:: Task prompt ::
Scan the entries for lines with the word "constexpr", then copy those lines.

:: Recorded data ::
<<<<

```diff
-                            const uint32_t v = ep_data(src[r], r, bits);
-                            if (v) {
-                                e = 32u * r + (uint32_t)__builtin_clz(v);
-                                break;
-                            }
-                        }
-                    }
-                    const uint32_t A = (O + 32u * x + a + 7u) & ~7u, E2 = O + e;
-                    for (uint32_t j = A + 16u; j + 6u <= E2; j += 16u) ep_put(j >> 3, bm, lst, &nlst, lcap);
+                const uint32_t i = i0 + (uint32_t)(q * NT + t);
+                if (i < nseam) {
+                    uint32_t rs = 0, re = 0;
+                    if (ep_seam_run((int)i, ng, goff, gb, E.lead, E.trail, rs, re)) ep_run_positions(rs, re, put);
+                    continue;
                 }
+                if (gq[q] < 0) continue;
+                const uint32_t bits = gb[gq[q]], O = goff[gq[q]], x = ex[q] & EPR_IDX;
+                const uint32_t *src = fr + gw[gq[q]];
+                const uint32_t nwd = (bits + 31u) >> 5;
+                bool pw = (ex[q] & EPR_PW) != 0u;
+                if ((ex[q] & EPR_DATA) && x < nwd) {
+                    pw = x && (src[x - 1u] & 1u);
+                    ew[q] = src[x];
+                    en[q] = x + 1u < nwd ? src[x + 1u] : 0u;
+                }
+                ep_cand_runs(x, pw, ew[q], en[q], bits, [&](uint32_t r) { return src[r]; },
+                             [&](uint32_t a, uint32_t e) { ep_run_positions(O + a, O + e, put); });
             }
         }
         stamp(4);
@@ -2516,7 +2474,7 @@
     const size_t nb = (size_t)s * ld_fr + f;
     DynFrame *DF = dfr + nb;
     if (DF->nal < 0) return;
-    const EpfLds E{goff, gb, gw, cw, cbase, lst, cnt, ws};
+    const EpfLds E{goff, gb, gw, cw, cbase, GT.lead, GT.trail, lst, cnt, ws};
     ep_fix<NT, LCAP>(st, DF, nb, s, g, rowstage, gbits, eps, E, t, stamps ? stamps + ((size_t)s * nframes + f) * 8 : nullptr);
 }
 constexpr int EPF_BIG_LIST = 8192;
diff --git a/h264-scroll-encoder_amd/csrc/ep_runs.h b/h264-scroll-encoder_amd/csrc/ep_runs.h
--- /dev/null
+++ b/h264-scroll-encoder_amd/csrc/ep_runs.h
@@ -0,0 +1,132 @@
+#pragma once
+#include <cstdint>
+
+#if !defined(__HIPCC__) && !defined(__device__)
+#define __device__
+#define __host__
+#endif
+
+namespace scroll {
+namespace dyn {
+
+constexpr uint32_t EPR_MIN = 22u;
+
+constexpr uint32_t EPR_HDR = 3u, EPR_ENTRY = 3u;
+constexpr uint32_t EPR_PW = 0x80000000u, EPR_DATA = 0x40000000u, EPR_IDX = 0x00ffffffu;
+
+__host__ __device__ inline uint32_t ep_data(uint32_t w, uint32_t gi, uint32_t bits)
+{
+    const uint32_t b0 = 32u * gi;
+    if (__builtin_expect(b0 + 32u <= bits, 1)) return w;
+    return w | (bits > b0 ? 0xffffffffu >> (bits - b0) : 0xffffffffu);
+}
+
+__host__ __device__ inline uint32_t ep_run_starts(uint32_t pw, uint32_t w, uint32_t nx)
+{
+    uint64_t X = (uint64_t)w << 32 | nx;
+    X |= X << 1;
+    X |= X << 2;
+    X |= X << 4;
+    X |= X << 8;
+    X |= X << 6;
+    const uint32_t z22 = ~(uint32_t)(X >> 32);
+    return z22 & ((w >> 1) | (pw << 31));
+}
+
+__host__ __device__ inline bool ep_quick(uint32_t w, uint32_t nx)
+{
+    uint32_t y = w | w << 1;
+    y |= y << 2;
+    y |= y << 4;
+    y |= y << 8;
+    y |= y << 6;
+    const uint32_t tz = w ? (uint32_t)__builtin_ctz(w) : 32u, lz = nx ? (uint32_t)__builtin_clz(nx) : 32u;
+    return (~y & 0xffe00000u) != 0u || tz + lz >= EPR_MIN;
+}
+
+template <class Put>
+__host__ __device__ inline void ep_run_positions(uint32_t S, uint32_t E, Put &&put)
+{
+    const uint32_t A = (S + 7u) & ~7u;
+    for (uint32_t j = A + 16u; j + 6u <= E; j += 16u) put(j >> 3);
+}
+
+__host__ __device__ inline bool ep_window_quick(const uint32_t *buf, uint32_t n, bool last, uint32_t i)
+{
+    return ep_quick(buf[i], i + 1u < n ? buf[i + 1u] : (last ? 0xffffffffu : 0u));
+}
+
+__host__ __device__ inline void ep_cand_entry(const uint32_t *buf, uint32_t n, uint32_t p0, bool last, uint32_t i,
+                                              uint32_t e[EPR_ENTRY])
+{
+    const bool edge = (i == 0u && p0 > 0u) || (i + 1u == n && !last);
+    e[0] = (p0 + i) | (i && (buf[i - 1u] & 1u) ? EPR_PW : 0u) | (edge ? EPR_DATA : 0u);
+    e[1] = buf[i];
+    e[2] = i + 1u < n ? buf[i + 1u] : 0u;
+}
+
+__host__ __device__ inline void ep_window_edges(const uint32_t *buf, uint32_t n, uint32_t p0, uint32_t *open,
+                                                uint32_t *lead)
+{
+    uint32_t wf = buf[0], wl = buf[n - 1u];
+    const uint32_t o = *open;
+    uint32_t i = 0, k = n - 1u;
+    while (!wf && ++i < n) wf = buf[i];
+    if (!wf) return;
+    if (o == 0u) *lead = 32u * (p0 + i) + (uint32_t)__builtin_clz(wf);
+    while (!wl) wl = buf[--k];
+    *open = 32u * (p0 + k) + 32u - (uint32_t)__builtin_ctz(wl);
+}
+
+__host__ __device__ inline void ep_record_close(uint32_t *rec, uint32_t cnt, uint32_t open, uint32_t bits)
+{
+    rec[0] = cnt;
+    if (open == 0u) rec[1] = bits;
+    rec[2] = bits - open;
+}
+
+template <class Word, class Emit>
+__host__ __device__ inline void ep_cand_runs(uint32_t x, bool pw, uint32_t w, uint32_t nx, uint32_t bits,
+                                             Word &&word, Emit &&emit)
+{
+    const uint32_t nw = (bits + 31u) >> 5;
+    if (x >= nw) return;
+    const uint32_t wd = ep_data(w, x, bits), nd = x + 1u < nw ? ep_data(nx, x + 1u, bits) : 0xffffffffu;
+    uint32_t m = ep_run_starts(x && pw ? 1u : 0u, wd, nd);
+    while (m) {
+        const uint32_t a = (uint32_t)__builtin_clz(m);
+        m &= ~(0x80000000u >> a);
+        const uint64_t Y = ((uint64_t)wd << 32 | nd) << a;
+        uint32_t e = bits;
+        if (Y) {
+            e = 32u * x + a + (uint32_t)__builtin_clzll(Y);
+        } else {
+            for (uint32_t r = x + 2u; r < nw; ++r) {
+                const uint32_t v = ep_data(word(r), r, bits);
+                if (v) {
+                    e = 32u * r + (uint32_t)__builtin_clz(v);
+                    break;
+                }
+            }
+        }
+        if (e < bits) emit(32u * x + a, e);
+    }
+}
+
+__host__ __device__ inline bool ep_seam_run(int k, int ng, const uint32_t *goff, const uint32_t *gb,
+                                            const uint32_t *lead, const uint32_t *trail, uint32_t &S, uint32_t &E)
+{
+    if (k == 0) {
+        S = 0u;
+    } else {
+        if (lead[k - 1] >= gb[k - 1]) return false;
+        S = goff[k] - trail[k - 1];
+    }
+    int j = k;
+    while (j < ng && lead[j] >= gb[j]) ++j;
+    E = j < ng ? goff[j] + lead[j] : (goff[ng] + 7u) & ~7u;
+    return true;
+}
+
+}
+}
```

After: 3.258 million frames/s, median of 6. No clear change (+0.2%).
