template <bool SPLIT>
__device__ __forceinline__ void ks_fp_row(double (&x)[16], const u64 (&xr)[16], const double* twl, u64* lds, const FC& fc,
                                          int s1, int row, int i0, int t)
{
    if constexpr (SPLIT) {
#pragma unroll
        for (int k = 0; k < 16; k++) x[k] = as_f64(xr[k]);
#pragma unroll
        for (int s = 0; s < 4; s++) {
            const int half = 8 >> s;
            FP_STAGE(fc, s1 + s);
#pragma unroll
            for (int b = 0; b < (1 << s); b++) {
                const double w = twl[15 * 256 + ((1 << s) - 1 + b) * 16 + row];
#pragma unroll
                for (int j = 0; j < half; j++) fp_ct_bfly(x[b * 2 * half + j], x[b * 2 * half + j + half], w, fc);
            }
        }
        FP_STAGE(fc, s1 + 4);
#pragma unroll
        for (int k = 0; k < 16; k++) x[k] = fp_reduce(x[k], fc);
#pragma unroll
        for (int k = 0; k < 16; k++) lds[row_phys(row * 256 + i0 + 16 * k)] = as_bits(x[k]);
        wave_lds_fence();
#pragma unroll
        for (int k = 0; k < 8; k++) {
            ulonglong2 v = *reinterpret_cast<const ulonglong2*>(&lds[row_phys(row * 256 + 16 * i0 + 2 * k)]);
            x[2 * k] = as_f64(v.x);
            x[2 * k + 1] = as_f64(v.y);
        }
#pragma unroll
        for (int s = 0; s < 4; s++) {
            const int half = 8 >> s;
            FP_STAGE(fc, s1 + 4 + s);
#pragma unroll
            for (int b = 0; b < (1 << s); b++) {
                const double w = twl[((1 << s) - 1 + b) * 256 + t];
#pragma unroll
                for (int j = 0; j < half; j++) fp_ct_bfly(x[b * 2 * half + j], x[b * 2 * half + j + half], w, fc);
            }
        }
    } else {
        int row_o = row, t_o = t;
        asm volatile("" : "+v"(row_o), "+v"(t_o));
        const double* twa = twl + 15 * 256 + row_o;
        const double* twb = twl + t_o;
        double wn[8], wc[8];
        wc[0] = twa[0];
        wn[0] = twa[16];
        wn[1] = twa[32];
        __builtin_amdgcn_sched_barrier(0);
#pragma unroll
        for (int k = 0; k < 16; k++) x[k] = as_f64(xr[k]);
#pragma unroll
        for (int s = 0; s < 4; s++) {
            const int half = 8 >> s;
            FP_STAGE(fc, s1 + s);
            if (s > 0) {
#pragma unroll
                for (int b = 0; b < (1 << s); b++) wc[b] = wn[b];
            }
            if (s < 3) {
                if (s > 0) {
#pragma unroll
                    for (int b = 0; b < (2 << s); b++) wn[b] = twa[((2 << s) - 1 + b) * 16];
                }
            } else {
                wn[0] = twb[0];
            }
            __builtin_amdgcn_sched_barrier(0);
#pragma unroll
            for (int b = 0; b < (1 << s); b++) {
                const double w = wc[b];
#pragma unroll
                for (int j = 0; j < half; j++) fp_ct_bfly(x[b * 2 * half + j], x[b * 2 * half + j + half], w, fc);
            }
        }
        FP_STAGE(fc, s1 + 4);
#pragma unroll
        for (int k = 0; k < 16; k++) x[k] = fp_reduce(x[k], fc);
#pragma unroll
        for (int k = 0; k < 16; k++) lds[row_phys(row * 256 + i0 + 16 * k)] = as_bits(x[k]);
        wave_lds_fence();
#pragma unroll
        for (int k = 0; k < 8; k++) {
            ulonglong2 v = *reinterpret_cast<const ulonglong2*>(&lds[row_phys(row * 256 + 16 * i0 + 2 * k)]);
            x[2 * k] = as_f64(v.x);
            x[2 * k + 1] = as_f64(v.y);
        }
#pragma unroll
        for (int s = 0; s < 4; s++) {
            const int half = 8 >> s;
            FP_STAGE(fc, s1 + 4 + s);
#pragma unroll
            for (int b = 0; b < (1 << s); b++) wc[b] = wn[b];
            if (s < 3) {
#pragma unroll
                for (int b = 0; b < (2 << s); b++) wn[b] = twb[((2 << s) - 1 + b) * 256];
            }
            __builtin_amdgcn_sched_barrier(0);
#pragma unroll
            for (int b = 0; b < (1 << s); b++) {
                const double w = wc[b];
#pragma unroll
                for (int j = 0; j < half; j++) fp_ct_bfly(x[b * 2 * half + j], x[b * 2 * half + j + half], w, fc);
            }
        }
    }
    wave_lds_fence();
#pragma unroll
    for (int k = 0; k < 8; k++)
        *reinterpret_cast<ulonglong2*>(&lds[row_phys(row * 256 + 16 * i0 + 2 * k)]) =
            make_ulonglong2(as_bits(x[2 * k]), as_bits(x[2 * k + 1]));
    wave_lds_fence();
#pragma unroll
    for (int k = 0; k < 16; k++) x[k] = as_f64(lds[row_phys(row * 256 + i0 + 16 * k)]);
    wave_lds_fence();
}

>>>>

:: Reply to the task ::
 constexpr int EPF_BIG_LIST = 8192;
+constexpr uint32_t EPR_MIN = 22u;
+constexpr uint32_t EPR_HDR = 3u, EPR_ENTRY = 3u;
+constexpr uint32_t EPR_PW = 0x80000000u, EPR_DATA = 0x40000000u, EPR_IDX = 0x00ffffffu;
    if constexpr (SPLIT) {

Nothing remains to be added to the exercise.